**EXERCISE BRIEF**
The answer should be an exact copy of the lines from the line with "if (gw >= a.NW) return;" through the last line of the entries, and no other lines.

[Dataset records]
▽

template <int D, int Q, int LOOK, bool FAST, bool BF16 = false>
__global__ __launch_bounds__(256) __attribute__((amdgpu_waves_per_eu(Q >= 16 ? 2 : 1)))
void resident_train_kernel(ResidentArgs a)
{
    constexpr int S = D >= 64 ? D / 64 : 1;
    constexpr int RPR = D < 64 ? 64 / D : 1;
    constexpr int EW = 64 * Q;
    static_assert(EW % D == 0, "a wave's slice must hold whole rows");
    static_assert(EW / D <= kEventMaxLocalRows, "local row indices are 10-bit fields of an event entry");
    constexpr bool GRL = Q >= 16;
    extern __shared__ __attribute__((aligned(16))) float lds_dyn[];
    const int lane = threadIdx.x & 63;
    const int gw = blockIdx.x * (blockDim.x >> 6) + (threadIdx.x >> 6);
    if (gw >= a.NW) return;

    const int64_t T = (int64_t)(a.n + a.m) * D;
    const int64_t ebase = (int64_t)gw * EW;
    const int Rlo = (int)(ebase / D);
    const int64_t eend = (ebase + EW < T) ? ebase + EW : T;
    const int Rhi = (int)(eend / D);
    const int lcol = lane & (D - 1);
    auto elem_is_item = [&](int64_t e) MFCD_LAMBDA_INLINE { return make_row_map(a.n, a.m).is_item((int)(e / D)); };
    auto elem_offset = [&](int64_t e) MFCD_LAMBDA_INLINE { return (int64_t)make_row_map(a.n, a.m).table_row((int)(e / D)) * D + (e % D); };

△

**RESPONSE AREA**
    if (gw >= a.NW) return;

    const int64_t T = (int64_t)(a.n + a.m) * D;
    const int64_t ebase = (int64_t)gw * EW;
    const int Rlo = (int)(ebase / D);
    const int64_t eend = (ebase + EW < T) ? ebase + EW : T;
    const int Rhi = (int)(eend / D);
    const int lcol = lane & (D - 1);
    auto elem_is_item = [&](int64_t e) MFCD_LAMBDA_INLINE { return make_row_map(a.n, a.m).is_item((int)(e / D)); };
    auto elem_offset = [&](int64_t e) MFCD_LAMBDA_INLINE { return (int64_t)make_row_map(a.n, a.m).table_row((int)(e / D)) * D + (e % D); };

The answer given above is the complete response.